● What this task involves:
Tally the lines below that contain the word "lvlTot". Only the total should be given.

● Entries supplied:
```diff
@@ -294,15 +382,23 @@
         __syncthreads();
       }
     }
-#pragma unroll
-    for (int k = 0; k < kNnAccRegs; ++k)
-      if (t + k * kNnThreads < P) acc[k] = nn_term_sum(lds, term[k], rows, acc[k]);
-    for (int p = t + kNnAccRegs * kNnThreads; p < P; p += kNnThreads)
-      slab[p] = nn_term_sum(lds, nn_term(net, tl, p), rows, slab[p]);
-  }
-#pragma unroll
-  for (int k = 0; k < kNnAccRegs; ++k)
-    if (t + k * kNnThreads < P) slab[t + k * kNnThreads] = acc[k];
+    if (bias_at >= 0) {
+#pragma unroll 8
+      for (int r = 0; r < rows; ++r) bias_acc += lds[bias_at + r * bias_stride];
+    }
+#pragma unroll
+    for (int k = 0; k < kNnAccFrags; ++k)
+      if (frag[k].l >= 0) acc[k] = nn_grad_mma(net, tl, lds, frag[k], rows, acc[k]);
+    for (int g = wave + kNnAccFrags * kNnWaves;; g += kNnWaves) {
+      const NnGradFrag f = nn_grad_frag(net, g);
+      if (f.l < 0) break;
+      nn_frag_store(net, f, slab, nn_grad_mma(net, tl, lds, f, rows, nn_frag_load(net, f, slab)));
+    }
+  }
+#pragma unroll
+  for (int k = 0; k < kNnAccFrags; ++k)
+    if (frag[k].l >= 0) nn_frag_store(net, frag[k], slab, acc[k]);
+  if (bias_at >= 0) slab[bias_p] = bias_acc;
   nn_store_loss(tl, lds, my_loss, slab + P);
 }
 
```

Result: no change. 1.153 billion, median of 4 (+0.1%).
* * *
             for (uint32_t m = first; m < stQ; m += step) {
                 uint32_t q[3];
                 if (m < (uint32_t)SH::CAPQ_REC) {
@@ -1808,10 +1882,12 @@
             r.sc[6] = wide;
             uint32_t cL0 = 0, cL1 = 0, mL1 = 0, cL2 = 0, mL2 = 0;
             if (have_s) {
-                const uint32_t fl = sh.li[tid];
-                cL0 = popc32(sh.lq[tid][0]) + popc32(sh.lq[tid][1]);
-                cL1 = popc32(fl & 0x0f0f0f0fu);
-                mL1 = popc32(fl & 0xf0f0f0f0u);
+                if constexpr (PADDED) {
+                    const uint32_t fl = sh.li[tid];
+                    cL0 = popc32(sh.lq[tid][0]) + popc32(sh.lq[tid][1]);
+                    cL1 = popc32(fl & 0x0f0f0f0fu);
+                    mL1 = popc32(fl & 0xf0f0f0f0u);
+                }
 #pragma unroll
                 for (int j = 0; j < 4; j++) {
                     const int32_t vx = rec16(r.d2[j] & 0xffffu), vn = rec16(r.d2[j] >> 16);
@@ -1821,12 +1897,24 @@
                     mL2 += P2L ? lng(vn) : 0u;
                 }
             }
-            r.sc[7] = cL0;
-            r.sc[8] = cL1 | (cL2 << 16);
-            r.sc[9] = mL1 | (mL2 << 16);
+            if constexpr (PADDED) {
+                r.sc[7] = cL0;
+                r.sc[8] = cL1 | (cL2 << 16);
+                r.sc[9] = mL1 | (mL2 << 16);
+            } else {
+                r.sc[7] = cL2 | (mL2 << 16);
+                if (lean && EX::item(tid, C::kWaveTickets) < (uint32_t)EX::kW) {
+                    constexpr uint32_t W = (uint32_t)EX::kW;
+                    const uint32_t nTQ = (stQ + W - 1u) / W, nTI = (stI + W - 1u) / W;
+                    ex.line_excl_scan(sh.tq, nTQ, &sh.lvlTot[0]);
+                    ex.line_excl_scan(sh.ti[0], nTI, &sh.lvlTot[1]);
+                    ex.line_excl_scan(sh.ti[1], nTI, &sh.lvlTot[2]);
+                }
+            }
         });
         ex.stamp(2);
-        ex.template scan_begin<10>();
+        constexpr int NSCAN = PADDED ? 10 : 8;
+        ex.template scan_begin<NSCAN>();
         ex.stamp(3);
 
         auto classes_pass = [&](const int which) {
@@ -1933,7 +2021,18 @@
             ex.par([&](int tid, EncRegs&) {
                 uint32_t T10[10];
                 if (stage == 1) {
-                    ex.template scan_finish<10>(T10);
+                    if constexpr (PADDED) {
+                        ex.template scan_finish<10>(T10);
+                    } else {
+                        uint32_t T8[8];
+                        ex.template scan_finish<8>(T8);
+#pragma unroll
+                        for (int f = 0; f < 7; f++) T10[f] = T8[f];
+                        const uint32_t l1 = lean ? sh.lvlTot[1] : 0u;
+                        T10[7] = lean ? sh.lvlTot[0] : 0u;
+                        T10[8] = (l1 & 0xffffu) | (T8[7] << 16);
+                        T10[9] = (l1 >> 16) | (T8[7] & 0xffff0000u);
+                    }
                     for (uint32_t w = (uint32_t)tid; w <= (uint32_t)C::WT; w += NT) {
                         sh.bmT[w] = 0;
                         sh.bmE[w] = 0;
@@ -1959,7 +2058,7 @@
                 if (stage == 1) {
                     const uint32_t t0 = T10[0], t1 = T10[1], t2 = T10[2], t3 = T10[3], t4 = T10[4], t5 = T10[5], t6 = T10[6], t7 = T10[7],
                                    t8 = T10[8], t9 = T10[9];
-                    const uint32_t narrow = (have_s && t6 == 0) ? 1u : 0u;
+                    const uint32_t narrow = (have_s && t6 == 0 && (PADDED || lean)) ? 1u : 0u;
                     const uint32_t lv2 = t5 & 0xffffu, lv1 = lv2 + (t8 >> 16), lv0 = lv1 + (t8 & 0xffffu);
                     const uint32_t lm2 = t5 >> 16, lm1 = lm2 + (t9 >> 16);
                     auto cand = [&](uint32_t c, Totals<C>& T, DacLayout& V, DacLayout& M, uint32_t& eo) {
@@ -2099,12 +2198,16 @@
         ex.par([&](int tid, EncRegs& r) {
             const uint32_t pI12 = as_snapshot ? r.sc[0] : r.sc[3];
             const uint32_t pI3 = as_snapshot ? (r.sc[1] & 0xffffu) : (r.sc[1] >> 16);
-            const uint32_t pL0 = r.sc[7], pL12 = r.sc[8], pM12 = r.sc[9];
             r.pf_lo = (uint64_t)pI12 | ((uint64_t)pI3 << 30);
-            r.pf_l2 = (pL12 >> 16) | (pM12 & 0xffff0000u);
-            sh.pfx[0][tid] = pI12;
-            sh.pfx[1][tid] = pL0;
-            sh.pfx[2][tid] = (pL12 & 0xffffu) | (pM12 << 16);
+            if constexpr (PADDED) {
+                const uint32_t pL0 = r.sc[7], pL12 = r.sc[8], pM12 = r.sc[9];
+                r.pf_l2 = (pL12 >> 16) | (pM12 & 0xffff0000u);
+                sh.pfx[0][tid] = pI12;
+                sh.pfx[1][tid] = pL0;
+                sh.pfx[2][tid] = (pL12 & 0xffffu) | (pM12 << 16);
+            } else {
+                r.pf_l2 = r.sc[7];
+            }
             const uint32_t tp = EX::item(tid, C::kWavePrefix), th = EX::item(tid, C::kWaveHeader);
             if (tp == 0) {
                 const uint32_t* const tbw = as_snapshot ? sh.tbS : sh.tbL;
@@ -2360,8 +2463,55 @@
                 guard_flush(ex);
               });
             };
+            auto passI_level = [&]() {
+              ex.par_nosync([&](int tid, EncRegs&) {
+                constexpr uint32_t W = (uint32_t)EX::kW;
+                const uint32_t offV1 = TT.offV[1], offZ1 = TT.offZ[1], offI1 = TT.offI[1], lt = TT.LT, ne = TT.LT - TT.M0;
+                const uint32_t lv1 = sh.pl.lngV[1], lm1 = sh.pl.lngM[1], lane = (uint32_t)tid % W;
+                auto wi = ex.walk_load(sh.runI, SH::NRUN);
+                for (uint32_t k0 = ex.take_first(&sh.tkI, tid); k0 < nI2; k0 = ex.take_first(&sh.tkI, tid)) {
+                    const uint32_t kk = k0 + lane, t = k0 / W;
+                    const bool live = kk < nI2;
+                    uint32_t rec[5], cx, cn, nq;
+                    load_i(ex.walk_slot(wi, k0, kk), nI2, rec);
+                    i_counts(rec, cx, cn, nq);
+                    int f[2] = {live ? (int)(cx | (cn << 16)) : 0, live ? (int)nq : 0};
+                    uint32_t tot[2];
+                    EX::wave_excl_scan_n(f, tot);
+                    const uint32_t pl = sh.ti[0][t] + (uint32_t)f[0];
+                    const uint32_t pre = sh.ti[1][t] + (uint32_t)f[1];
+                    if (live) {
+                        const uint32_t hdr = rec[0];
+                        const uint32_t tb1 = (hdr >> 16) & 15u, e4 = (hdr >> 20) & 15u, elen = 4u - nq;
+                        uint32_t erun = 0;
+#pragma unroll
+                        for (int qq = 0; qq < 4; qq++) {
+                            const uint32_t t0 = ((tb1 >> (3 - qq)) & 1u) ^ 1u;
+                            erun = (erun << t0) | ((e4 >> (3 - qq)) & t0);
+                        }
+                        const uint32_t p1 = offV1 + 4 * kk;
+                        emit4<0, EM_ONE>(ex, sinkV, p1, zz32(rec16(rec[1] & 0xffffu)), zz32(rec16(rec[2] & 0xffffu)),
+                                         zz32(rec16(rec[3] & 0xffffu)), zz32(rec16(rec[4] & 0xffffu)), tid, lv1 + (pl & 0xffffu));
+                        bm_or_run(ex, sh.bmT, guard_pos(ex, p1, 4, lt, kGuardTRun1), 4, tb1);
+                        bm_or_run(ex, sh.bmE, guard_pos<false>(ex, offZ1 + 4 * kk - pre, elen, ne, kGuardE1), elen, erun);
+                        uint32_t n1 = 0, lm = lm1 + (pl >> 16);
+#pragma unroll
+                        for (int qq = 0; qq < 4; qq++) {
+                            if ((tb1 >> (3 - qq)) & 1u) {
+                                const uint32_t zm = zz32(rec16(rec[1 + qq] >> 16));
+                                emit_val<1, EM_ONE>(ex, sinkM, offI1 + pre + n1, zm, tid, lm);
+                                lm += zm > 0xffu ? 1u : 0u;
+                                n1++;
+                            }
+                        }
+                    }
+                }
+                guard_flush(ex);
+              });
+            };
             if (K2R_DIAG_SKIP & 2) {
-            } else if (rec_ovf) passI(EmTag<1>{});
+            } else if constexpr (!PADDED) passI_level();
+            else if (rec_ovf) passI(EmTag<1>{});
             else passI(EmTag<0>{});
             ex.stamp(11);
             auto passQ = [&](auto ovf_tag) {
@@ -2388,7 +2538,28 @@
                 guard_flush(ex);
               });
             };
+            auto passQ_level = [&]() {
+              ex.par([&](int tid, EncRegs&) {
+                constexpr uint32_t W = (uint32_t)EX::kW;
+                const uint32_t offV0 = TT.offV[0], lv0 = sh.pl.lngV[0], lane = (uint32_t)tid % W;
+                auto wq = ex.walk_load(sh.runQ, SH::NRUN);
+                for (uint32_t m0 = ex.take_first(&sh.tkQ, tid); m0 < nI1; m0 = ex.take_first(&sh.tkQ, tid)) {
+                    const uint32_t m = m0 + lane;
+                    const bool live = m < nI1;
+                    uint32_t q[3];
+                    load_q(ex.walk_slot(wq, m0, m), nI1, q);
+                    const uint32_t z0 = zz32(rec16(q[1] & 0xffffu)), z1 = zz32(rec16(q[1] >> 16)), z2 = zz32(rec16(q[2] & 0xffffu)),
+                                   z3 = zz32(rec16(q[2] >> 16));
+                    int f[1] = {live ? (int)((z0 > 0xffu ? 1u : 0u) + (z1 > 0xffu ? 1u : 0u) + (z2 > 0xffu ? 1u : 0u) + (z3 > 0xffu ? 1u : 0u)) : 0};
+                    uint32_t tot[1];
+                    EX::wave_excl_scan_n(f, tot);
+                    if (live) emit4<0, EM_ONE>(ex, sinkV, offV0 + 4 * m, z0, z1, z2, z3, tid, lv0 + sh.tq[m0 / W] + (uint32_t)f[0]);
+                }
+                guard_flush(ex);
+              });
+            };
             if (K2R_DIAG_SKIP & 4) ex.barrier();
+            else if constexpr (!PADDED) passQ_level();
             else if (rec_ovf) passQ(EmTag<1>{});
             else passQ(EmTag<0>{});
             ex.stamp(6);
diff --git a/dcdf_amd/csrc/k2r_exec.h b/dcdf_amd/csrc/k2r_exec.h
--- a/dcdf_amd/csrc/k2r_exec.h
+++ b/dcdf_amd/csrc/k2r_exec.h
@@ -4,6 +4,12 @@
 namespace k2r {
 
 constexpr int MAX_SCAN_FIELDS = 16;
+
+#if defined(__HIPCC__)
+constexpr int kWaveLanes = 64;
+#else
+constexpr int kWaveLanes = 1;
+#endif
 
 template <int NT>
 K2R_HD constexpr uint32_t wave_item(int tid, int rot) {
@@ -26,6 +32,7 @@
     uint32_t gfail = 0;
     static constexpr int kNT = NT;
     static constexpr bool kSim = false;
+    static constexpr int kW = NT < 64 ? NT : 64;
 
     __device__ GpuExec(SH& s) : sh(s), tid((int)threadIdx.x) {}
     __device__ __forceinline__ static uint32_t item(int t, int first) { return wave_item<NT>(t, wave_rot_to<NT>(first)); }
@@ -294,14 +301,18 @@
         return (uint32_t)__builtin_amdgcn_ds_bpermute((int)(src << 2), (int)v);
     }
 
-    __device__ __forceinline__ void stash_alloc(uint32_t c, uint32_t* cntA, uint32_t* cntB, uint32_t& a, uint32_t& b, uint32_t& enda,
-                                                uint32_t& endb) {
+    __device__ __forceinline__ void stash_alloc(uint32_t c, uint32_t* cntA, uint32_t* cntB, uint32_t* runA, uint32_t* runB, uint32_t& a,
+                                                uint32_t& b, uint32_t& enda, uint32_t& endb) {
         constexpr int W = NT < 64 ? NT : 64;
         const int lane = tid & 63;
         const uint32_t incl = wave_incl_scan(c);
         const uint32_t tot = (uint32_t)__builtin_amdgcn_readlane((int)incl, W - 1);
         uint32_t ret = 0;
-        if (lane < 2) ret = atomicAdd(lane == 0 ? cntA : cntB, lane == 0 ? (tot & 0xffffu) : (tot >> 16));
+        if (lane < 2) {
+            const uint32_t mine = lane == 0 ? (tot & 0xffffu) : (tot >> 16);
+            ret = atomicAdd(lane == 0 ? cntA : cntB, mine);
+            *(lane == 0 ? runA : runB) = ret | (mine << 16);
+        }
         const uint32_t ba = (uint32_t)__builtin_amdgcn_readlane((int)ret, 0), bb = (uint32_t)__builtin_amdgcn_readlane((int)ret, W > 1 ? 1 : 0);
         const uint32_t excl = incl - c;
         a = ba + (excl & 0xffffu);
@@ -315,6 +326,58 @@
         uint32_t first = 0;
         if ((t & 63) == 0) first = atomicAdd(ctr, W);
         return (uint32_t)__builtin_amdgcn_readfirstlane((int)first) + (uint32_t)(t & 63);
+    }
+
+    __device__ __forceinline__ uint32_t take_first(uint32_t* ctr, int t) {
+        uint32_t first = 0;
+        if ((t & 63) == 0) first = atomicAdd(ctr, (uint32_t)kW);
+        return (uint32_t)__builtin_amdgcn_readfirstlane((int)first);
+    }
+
==
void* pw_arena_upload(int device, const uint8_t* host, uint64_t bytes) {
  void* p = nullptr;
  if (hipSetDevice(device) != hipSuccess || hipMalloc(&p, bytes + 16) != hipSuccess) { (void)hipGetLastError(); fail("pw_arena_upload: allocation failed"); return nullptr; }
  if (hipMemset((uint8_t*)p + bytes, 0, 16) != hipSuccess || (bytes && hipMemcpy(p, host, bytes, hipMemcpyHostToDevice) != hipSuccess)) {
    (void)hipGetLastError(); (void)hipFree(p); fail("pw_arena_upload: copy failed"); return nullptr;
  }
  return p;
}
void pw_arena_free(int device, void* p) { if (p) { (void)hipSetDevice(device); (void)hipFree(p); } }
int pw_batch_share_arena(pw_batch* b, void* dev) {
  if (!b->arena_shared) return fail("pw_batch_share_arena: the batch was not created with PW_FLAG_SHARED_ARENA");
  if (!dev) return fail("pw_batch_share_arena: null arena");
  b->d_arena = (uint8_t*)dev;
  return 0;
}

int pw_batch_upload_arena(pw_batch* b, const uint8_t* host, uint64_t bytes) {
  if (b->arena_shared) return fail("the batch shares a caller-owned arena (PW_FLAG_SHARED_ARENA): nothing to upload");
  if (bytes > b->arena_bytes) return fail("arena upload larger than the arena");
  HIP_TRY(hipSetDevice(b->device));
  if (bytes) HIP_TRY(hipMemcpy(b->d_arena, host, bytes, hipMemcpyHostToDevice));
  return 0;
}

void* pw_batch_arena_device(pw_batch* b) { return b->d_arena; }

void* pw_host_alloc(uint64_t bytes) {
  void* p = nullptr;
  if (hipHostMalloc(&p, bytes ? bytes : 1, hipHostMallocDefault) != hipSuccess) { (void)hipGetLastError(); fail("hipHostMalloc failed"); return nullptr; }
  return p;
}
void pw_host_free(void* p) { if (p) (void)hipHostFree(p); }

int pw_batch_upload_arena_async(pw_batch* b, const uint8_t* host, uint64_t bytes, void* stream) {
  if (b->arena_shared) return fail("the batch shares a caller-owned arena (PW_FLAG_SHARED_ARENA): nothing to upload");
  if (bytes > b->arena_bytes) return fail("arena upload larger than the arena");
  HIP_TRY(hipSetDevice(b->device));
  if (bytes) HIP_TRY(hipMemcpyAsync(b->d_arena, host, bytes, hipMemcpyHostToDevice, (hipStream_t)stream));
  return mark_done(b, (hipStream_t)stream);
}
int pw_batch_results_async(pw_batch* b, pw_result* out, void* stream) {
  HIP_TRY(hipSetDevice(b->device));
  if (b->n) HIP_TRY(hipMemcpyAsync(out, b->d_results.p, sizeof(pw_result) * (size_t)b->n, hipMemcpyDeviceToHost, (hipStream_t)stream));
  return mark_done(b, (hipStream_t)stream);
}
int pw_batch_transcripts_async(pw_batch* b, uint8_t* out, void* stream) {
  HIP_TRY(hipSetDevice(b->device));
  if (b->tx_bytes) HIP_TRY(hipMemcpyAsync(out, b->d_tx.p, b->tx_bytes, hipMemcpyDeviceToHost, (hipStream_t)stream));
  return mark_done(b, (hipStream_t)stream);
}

● Written answer:
5